The expression of genes is tightly regulated in cells. As a consequence, most of mRNA molecules have a tissue-specific expression pattern. Previous studies show that the expression of circRNAs is abundant and cell-type specific in thousands of human genes. In some cases, the expression of circRNAs even exceeds the abundance of traditional linear transcripts [20]. However, the expression levels of different circRNAs from a single gene might be regulated in cells since results from endpoint PCR demonstrated one major circular transcript of ALAS2 and MMP7, respectively (Fig. S2B and C). In fact, different expression levels of circRNAs from a single gene were observed in previous reports [19, 23]. Furthermore, the backsplicing of circRNAs is shown to compete with pre-mRNA splicing [36]. Therefore, simultaneous detection of linear and circular transcripts indeed fully utilizes transcripts of biomarkers in mRNA profiling. Apart from an increased level of targets by the inclusion of circRNAs in mRNA profiling, the detection sensitivity of biomarkers is susceptible to the amplification efficiency of primer sets. As the amplification efficiency of primer sets has a substantial impact on the evaluation of the Ct value in qPCR, it is difficult to conduct a comparison in the detection of biomarkers by qPCR using L-primers and LC-primers. Furthermore, the △Ct value is theoretically small even though circRNAs account for approximately 40% of all transcripts from a single gene, which might result in an inaccurate evaluation. In this study, since the PCR amplification using L-primers and LC-primers on one copy of double-stranded DNA obtained significantly detectable signals in CE, the improvement in the detection sensitivity of biomarkers might be mainly attributed to the increased level of targets. Therefore, the inclusion of circRNAs in mRNA profiling could help in the detection of biomarkers. However, it should be noted that some RNA markers in potential non-target tissues might have quite a weak expression and the inclusion of circRNAs in the detection of these markers might result in a positive interpretation in non-target tissues, which will lower the specificity of biomarkers. Therefore, if circRNAs are included in forensic body fluid identification, the specificity of biomarkers with the expression of circRNAs, such as ALAS2 and MMP7, still requires to be further verified.

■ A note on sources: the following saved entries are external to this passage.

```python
def load(build_if_missing: bool = True) -> C.CDLL:
    global _lib
    if _lib is not None:
        return _lib
    path = _build.LIB_PATH
    if os.environ.get("KM_LIBRARY"):
        path, build_if_missing = os.environ["KM_LIBRARY"], False
    if build_if_missing and _build.is_stale():
        try:
            _build.build_library()
        except Exception as exc:
            if not os.path.exists(path) or os.environ.get("KM_ALLOW_STALE") != "1":
                raise KoeMorphError(KM_ERR_HIP, f"libkoemorph_hip.so is missing or older than its sources and the rebuild "
                                                f"failed ({exc}); set KM_ALLOW_STALE=1 to load the stale library") from exc
            import warnings
            warnings.warn(f"libkoemorph_hip.so is OLDER than its sources and the rebuild failed ({exc}); "
                          "loading the stale library (KM_ALLOW_STALE=1)", RuntimeWarning, stacklevel=2)
    if not os.path.exists(path):
        raise KoeMorphError(KM_ERR_HIP, f"{path} is missing: run `python -m koemorph_amd.build` "
                                        "(there is no CPU fallback)")
    import torch
    lib = C.CDLL(path)
    for name, (res, args) in SIGNATURES.items():
        fn = getattr(lib, name)
        fn.restype = res
        fn.argtypes = args
    if lib.km_abi_version() != KM_ABI_VERSION:
        raise KoeMorphError(KM_ERR_INVALID_ARG, "ABI version mismatch between _lib.py and the shared library")
    _lib = lib
    return lib


def check(code: int) -> None:
    if code != KM_OK:
        msg = load().km_last_error()
        raise KoeMorphError(code, msg.decode("utf-8", "replace") if msg else "unknown error")
```

koemorph_amd/csrc/km_api.hip:

```cpp
#include <hip/hip_runtime.h>

#include <cstdlib>

#include <cstring>
#include <vector>

#include "km_context.h"
#include "km_device.h"
#include "km_gemm.h"

using namespace km;

#define HIP_TRY(expr)                                                                         \
    do {                                                                                      \
        hipError_t e_ = (expr);                                                               \
        if (e_ != hipSuccess) {                                                                                                        \
            (void)hipGetLastError();  \
            return fail(KM_ERR_HIP, "%s: %s", #expr, hipGetErrorString(e_));                                                           \
        }                                                                                                                              \
    } while (0)

static int free_streams(Context* c);
static int free_train(Context* c);
static int free_pipeline(Context* c);
// ... 702 lines not shown
    c->kmm_batch = Bm; c->kmm_frames = Tm;
    return KM_OK;
}

int km_koemorph_forward(km_handle h, const float* mel_dev, const float* emotion_dev, int64_t B, int64_t T,
                        const uint8_t* audio_mask_dev, const float* prev_dev, float* smoother_state_dev,
                        int32_t apply_constraints, float* out_dev, float* raw_dev, float* attn_dev, void* stream) {
    if (int rc = need_ready(h)) return rc;
    Context* c = h;
    if (c->kind != 2) return fail(KM_ERR_INVALID_ARG, "not a KoeMorphModel handle (km_koemorph_create)");
    if (!mel_dev || !emotion_dev || !out_dev || B <= 0 || T <= 0) return fail(KM_ERR_INVALID_ARG, "km_koemorph_forward: bad argument");
    if (!c->ws_generic || B * koemorph_ws_floats(c, T) > c->kmm_batch * koemorph_ws_floats(c, c->kmm_frames))
        return fail(KM_ERR_WORKSPACE, "workspace too small for %lld x %lld frames: call km_koemorph_reserve", (long long)B, (long long)T);
    return launch_koemorph(c, mel_dev, emotion_dev, B, T, audio_mask_dev, prev_dev, smoother_state_dev, apply_constraints, out_dev, raw_dev,
                           attn_dev, stream);
}

int km_legacy_forward(km_handle h, const float* audio_dev, int64_t B, int64_t L, float* out_dev, void* stream) {
    if (int rc = need_ready(h)) return rc;
    Context* c = h;
    if (c->kind != 1) return fail(KM_ERR_INVALID_ARG, "not a legacy handle (km_legacy_create)");
    if (!audio_dev || !out_dev || B <= 0 || L <= 0) return fail(KM_ERR_INVALID_ARG, "km_legacy_forward: bad argument");
    const int64_t n_frames = 1 + L / c->cfg.mel.hop_length;
    if (B > c->ws_windows || n_frames > c->ws_frames || !c->ws_generic)
        return fail(KM_ERR_WORKSPACE, "workspace too small for %lld windows x %lld samples: call km_reserve",
                    (long long)B, (long long)L);
    if (legacy_pow_ok(c)) {
        if (int rc = launch_mel_power(c, c->mel_plans[0], mel_windows(audio_dev, B, L), stream)) return rc;
        const LogParams lp = plan_log_params(c->mel_plans[0]);
        const LegacyPowSrc src{c->ws_melpow, c->ws_melmax, &lp};
        return launch_legacy(c, nullptr, B, n_frames, out_dev, stream, &src);
    }
    if (int rc = launch_mel(c, c->mel_plans[0], mel_windows(audio_dev, B, L), 0, c->ws_mel, nullptr, stream)) return rc;
    return launch_legacy(c, c->ws_mel, B, n_frames, out_dev, stream);
}
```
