__global__ __launch_bounds__(64) void prep_queries_f6_kernel(const float* __restrict__ q, int n_q, uint32_t* __restrict__ qf6,
                                                              float2* __restrict__ qmeta) {
    __shared__ unsigned char codes[EM];
    const int b = blockIdx.x, lane = threadIdx.x;
    float v[6];
#pragma unroll
    for (int j = 0; j < 6; ++j) v[j] = b < n_q ? q[(size_t)b * EM + lane + 64 * j] : 0.f;
    rotate384_wave(v, lane);
    float amax = 0.f;
#pragma unroll
    for (int j = 0; j < 6; ++j) amax = fmaxf(amax, fabsf(v[j]));
#pragma unroll
    for (int o = 32; o >= 1; o >>= 1) amax = fmaxf(amax, __shfl_xor(amax, o));
    const float sq = fmaxf(amax, 1e-20f) / F6_MAX, inv = 1.0f / sq;
    float e2 = 0.f;
#pragma unroll
    for (int j = 0; j < 6; ++j) {
        float dq;
        const uint32_t c = f6_encode(v[j], inv, &dq);
        codes[lane + 64 * j] = b < n_q ? (unsigned char)c : (unsigned char)0;
        const float dx = v[j] - sq * dq;
        e2 = __builtin_fmaf(dx, dx, e2);
    }
#pragma unroll
    for (int o = 32; o >= 1; o >>= 1) e2 += __shfl_xor(e2, o);
    __syncthreads();
    const int g = b >> 4, c16 = b & 15;
    for (int w = lane; w < 72; w += 64) {
        const int kbk = w / 6, d = w % 6;
        uint32_t word = 0;
        const int first = (32 * d) / 6, last = (32 * d + 31) / 6;
        for (int i = first; i <= last && i < 32; ++i) {
            const int sh = 6 * i - 32 * d;
            const uint32_t c = codes[32 * kbk + i];
            word |= sh >= 0 ? (c << sh) : (c >> (-sh));
        }
        const int ks = kbk >> 2, kb = kbk & 3;
        qf6[(((size_t)g * 3 + ks) * 64 + kb * 16 + c16) * 6 + d] = word;
    }
    if (lane == 0) qmeta[b] = float2{sq, b < n_q ? sqrtf(e2) * 1.001f + 1e-9f : 0.f};
}

void launch_prep_queries_f6(const float* d_q, int n_q, void* d_qf6, void* d_qmeta, hipStream_t stream) {
    hipLaunchKernelGGL(prep_queries_f6_kernel, dim3(BATCH_QT), dim3(64), 0, stream, d_q, n_q, reinterpret_cast<uint32_t*>(d_qf6),
                       reinterpret_cast<float2*>(d_qmeta));
}

__device__ __forceinline__ i32x8_t f6_load_a(const uint32_t* tile, int ks, int lane) {
    const u32x4 lo = *reinterpret_cast<const u32x4*>(tile + ks * F6_KS_DW + lane * 4);
    const u32x2 hi = *reinterpret_cast<const u32x2*>(tile + ks * F6_KS_DW + 256 + lane * 2);
    return i32x8_t{(int)lo.x, (int)lo.y, (int)lo.z, (int)lo.w, (int)hi.x, (int)hi.y, 0, 0};
}

__global__ __launch_bounds__(64) void f6_dense_scores_kernel(const uint32_t* __restrict__ x, const float2* __restrict__ meta,
                                                              uint32_t n_rows, const uint32_t* __restrict__ qf6,
                                                              const float2* __restrict__ qmeta, int n_q, float* __restrict__ out) {
    const int lane = threadIdx.x;
    const uint32_t tile = blockIdx.x;
    const uint32_t* t = x + (size_t)tile * F6_TILE_DW;
    const float2 mt = meta[tile];
    const float s = __builtin_amdgcn_rcpf(mt.x);
    i32x8_t a[3];
#pragma unroll
    for (int ks = 0; ks < 3; ++ks) a[ks] = f6_load_a(t, ks, lane);
    for (int g = 0; g * 16 < n_q; ++g) {
        f32x4 acc = {0.f, 0.f, 0.f, 0.f};
#pragma unroll
        for (int ks = 0; ks < 3; ++ks) {
            const uint32_t* bp = qf6 + (((size_t)g * 3 + ks) * 64 + lane) * 6;
            const i32x8_t bv = {(int)bp[0], (int)bp[1], (int)bp[2], (int)bp[3], (int)bp[4], (int)bp[5], 0, 0};
            acc = __builtin_amdgcn_mfma_scale_f32_16x16x128_f8f6f4(a[ks], bv, acc, 2, 2, 0, 0x7F7F7F7F, 0, 0x7F7F7F7F);
        }
        const int qi = 16 * g + (lane & 15);
        const float2 qm = qmeta[qi];
        const float k2 = (1.015f + mt.y) * qm.y;
#pragma unroll
        for (int r = 0; r < 4; ++r) {
            const uint32_t row = tile * 16u + 4u * (uint32_t)(lane >> 4) + (uint32_t)r;
            if (qi < n_q && row < n_rows && row < (uint32_t)BATCH_CAP)
                out[(size_t)qi * BATCH_CAP + row] = __builtin_fmaf(acc[r], s * qm.x, mt.y + k2);
        }
    }
}

void launch_f6_dense_scores(const void* d_f6, const void* d_meta, uint32_t n_rows, const float* d_q, int B, void* d_qf6, void* d_qmeta,
                            float* d_out, hipStream_t stream) {
    launch_prep_queries_f6(d_q, B, d_qf6, d_qmeta, stream);
    const uint32_t n = n_rows < (uint32_t)BATCH_CAP ? n_rows : (uint32_t)BATCH_CAP;
    const uint32_t tiles = (n + 15u) / 16u;
    if (tiles == 0) return;
    hipLaunchKernelGGL(f6_dense_scores_kernel, dim3(tiles), dim3(64), 0, stream, reinterpret_cast<const uint32_t*>(d_f6),
                       reinterpret_cast<const float2*>(d_meta), n_rows, reinterpret_cast<const uint32_t*>(d_qf6),
                       reinterpret_cast<const float2*>(d_qmeta), B, d_out);
}


constexpr int F6_RING = 3;
constexpr uint32_t F6_STAGE = 1344;
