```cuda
int fast_morph03_bytes(omni_ctx *ctx, const u8 *d_masks, int K, int h, int w, size_t m_plane, size_t mpitch,
                       const omni_edge_params *prm, u8 *d_out, size_t o_plane, size_t opitch, cudaStream_t st)
{
    BitGeom g = make_geom(h, w);
    u32 *bpp[2];
    FK_TRY(bit_planes(ctx, g, K, 2, bpp));
    OMNI_CUDA(cudaMemsetAsync(ctx->d_flags + 8, 0, sizeof(int), st));
    {
        KScope ks(ctx, "bytes_to_bits", st);
        fk_bytes_to_bits<true><<<dim3(persist_blocks(ctx, 2), K), 256, 0, st>>>(d_masks, m_plane, mpitch, h, w, bpp[0], g.ws, g.plane,
                                                                               ctx->d_flags + 8);
        OMNI_CUDA(cudaGetLastError());
    }
    if (!ctx->assume_binary) {
        OMNI_CUDA(cudaMemcpyAsync(ctx->h_flags + 8, ctx->d_flags + 8, sizeof(int), cudaMemcpyDeviceToHost, st));
        OMNI_CUDA(cudaStreamSynchronize(st));
        if (ctx->h_flags[8]) return OMNI_ERR_UNSUPPORTED;
    }
    const int kind = morph03_kind(prm);
    const u32 *m2 = bpp[0];
    if (kind > 0) {
        OMNI_LAUNCH(ctx, st, "morph_bits", launch_morph(false, kind, bpp[0], bpp[1], g, K, nullptr, 0, 0, st));
        m2 = bpp[1];
    } else if (kind < 0) {
        FK_TRY(ellipse_morph_bits(ctx, prm, g, K, bpp[0], bpp[1], &m2, st));
    }
    int al = plane_align(d_out, o_plane, opitch);
    KScope ks(ctx, "expand_bits", st);
    fk_expand_bits<<<dim3(persist_blocks(ctx, 4), K), 256, 0, st>>>(m2, g.ws, g.plane, h, w, d_out, o_plane, opitch, al);
    OMNI_CUDA(cudaGetLastError());
    return OMNI_OK;
}

int run_hysteresis(omni_ctx *ctx, u32 *ebits, const u32 *cbits, const BitGeom &g, int K, u8 *d_edges,
                          size_t e_plane, size_t epitch, cudaStream_t st, int *flags_in, const u32 *worklist_in)
{
    if (ctx->hyst_blocks == 0) {
        int per_sm = 0;
        OMNI_CUDA(cudaOccupancyMaxActiveBlocksPerMultiprocessor(&per_sm, fk_hysteresis, HY_THREADS, 0));
        if (per_sm < 1) { omni_set_error("hysteresis kernel cannot be made resident"); return OMNI_ERR_CUDA; }
        ctx->hyst_blocks = per_sm * (ctx->sm_count > 0 ? ctx->sm_count : 1);
    }
    int ws = g.ws, h = g.h, w = g.w;
    size_t plane = g.plane;
    int *flags = flags_in ? flags_in : ctx->d_flags;
    const u32 *worklist = worklist_in ? worklist_in : (const u32 *)ctx->ws[5] + HYST_WL_OFFSET;
    void *args[] = {&ebits, &cbits, &ws, &plane, &h, &w, &K, &flags, &worklist, &d_edges, &e_plane, &epitch};
    OMNI_LAUNCH(ctx, st, "hysteresis_bits", cudaLaunchCooperativeKernel((const void *)fk_hysteresis, dim3(ctx->hyst_blocks), dim3(HY_THREADS),
                                                                        args, 0, st));
    if (!flags_in) {
        ctx->last_hyst_passes = -1;
        ctx->last_hyst_stream = st;
    }
    return OMNI_OK;
}

int run_hysteresis_wl(omni_ctx *ctx, u32 *ebits, const u32 *cbits, const BitGeom &g, int K, cudaStream_t st, const int *flags, const u32 *worklist)
{
    (void)K;
    KScope ks(ctx, "hysteresis_wl", st);
    fk_hysteresis_wl<<<1, HY_THREADS, 0, st>>>(ebits, cbits, g.ws, g.plane, g.h, g.w, flags, worklist);
    OMNI_CUDA(cudaGetLastError());
    return OMNI_OK;
}

int edge_pass_begin(omni_ctx *ctx, const BitGeom &g, int K, u32 *sbits, u32 *cbits, u8 *d_edges, size_t e_plane, size_t epitch,
                           cudaStream_t st, MorphRuns *R, bool *sparse, bool side_fill, ZeroJob *zjob)
{
    FK_TRY(omni_ws_reserve(ctx, 5, WS5_BYTES));
    OMNI_CUDA(cudaMemsetAsync(ctx->d_flags, 0, 24 * sizeof(int), st));
    ctx->edge_join = nullptr;
    *sparse = ctx->edge_sparse && edges3_sparse_ok(g.h, g.w, K);
    if (!*sparse) return OMNI_OK;
    if (ctx->e3s_per_sm == 0) ctx->e3s_per_sm = edges3_sparse_blocks_per_sm();
    FK_TRY(omni_ws_reserve(ctx, 6, edges3_run_words(g.h, g.w, K, R->off.v) * sizeof(u32)));
    R->sbits = sbits; R->cbits = cbits; R->edges = d_edges; R->estride = e_plane; R->epitch = epitch;
    R->aligned16 = plane_align(d_edges, e_plane, epitch);
    R->run_counts = ctx->d_flags + 16; R->run_items = (u32 *)ctx->ws[6];
    R->maxt = edges3_pick_maxt(g.h, g.w, K, 2 * persist_blocks(ctx, ctx->e3s_per_sm));
    R->zero_fill = side_fill ? 0 : 1;
    if (side_fill && zjob && epitch == (size_t)g.w && e_plane == epitch * (size_t)g.h && (uintptr_t)d_edges % 16 == 0 &&
        (e_plane * (size_t)K) % 16 == 0 && cbits == sbits + ((g.plane * (size_t)K * sizeof(u32) + 255) & ~(size_t)255) / sizeof(u32)) {
        zjob->p[0] = (uint4 *)d_edges; zjob->n16[0] = e_plane * (size_t)K / 16;
        zjob->p[1] = (uint4 *)sbits;   zjob->n16[1] = (size_t)((u8 *)cbits - (u8 *)sbits + g.plane * (size_t)K * sizeof(u32)) / 16;
        return OMNI_OK;
    }
    if (side_fill) {
        FK_TRY(pipe_init(ctx));
        cudaEvent_t fork = ctx->pipe_ev[2 * HP_MAX_BANDS + 4], join = ctx->pipe_ev[2 * HP_MAX_BANDS + 5];
        cudaStream_t ss = ctx->s_in;
        OMNI_CUDA(cudaEventRecord(fork, st));
        OMNI_CUDA(cudaStreamWaitEvent(ss, fork, 0));
        if (epitch == (size_t)g.w && e_plane == epitch * (size_t)g.h) OMNI_CUDA(cudaMemsetAsync(d_edges, 0, e_plane * (size_t)K, ss));
        else
            for (int k = 0; k < K; k++) OMNI_CUDA(cudaMemset2DAsync(d_edges + (size_t)k * e_plane, epitch, 0, (size_t)g.w, g.h, ss));
        const size_t pbytes = g.plane * (size_t)K * sizeof(u32);
        OMNI_CUDA(cudaMemsetAsync(sbits, 0, pbytes, ss));
        OMNI_CUDA(cudaMemsetAsync(cbits, 0, pbytes, ss));
        OMNI_CUDA(cudaEventRecord(join, ss));
        ctx->edge_join = join;
    }
    return OMNI_OK;
}

static int edges_from_bits(omni_ctx *ctx, const u32 *m2, u32 *sbits, u32 *cbits, const BitGeom &g, int K, int low, int high,
                           u8 *d_edges, size_t e_plane, size_t epitch, cudaStream_t st, bool sparse, bool runs_done,
                           const u8 *blur = nullptr , size_t bstride = 0, size_t bpitch = 0)
{
    int al = plane_align(d_edges, e_plane, epitch);
    if (ctx->edge_join) {
        OMNI_CUDA(cudaStreamWaitEvent(st, ctx->edge_join, 0));
        ctx->edge_join = nullptr;
    }
    if (sparse) {
        if (!runs_done)
            OMNI_LAUNCH(ctx, st, "edge_runs", launch_edge_runs(m2, g.ws, g.plane, g.h, g.w, K, sbits, cbits, d_edges, e_plane, epitch, al,
                                                               ctx->d_flags + 16, (u32 *)ctx->ws[6], 2 * persist_blocks(ctx, ctx->e3s_per_sm), st));
        OMNI_LAUNCH(ctx, st, "edges3_bits", launch_edges3_sparse(m2, g.ws, g.plane, g.h, g.w, K, low, high, persist_blocks(ctx, ctx->e3s_per_sm),
                                                                 sbits, cbits, d_edges, e_plane, epitch, al, ctx->d_flags + 4,
                                                                 (u32 *)ctx->ws[5] + HYST_WL_OFFSET, HY_WL_CAP, ctx->d_flags + 16,
                                                                 ctx->d_flags + 20, (const u32 *)ctx->ws[6], st, blur, bstride, bpitch));
    } else {
        OMNI_LAUNCH(ctx, st, "edges3_bits", launch_edges3_simd(m2, g.ws, g.plane, g.h, g.w, K, low, high, ctx->sm_count, sbits, cbits,
                                                               d_edges, e_plane, epitch, al, ctx->d_flags + 4,
                                                               (u32 *)ctx->ws[5] + HYST_WL_OFFSET, HY_WL_CAP, st, blur, bstride, bpitch));
    }
    return run_hysteresis(ctx, sbits, cbits, g, K, d_edges, e_plane, epitch, st);
}

int fast_edges(omni_ctx *ctx, const u8 *d_masks, int K, int h, int w, size_t m_plane, size_t mpitch,
               const omni_edge_params *prm, const BlurParams &bp, int low, int high,
               u8 *d_edges, size_t e_plane, size_t epitch, cudaStream_t st)
// ... 468 lines not shown
```

### omnirevolve-image-processor_b200/csrc/omni_internal.cuh

```cuda
#pragma once
#include <cuda_runtime.h>
#include <stdint.h>
#include <stddef.h>
#include <map>
#include <string>
#include <tuple>
#include <vector>

#include "../../include/omni_b200.h"

typedef uint8_t u8;
typedef uint16_t u16;
typedef uint32_t u32;
typedef uint64_t u64;

void omni_set_error(const char *fmt, ...);
#define OMNI_CUDA(call)                                                                         \
    do {                                                                                        \
        cudaError_t e__ = (call);                                                               \
        if (e__ != cudaSuccess) {                                                               \
            omni_set_error("%s:%d %s -> %s", __FILE__, __LINE__, #call, cudaGetErrorString(e__)); \
            return OMNI_ERR_CUDA;                                                               \
        }                                                                                       \
    } while (0)
#define OMNI_REQUIRE(cond, ...)                                                                 \
    do {                                                                                        \
        if (!(cond)) { omni_set_error(__VA_ARGS__); return OMNI_ERR_ARG; }                      \
    } while (0)
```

Forensic casework samples are often subjected to environmental insults, such as UV, humidity, heat, and enzymes. Apart from the expression level of biomarkers, the stability of transcripts is crucial to the identification of degraded or aged biological stains in mRNA profiling. The structure of RNA molecules and RNA-binding partners might have important roles in the maintenance of their stability in cells [37]. CircRNAs have been shown to have a longer decay half-life than mRNAs in cells, which might be due to the lack of free ends. In this study, our results showed that the inclusion of circRNAs in mRNA profiling could improve the detection of ALAS2 and MMP7 in samples with artificial treatment and environmental insults. Although we did not quantify the remnants of mRNAs and circRNAs in the degraded and aged samples, PCR-CE technology can reveal a difference in the copy numbers of targets since the singleplex PCR amplification using L-primers and LC-primers is similarly efficient. The unsuccessful detection of ALAS2 and MMP7 using L-primers might result from targets with a copy number that is less than the detection limit of mRNA profiling. The improvement in the stability of biomarkers might result from the increased level of targets and the inclusion of stable transcripts.

In conclusion, the inclusion of circular transcripts in mRNA profiling might be an efficient strategy for improving the detection sensitivity and stability of biomarkers in body fluid identification. Subsequent studies should determine the expression profile of circRNAs in all of forensically relevant body fluids and characterize a set of biomarkers with the expression of circRNAs, which might help with the development of more robust multiplex assays for body fluid identification.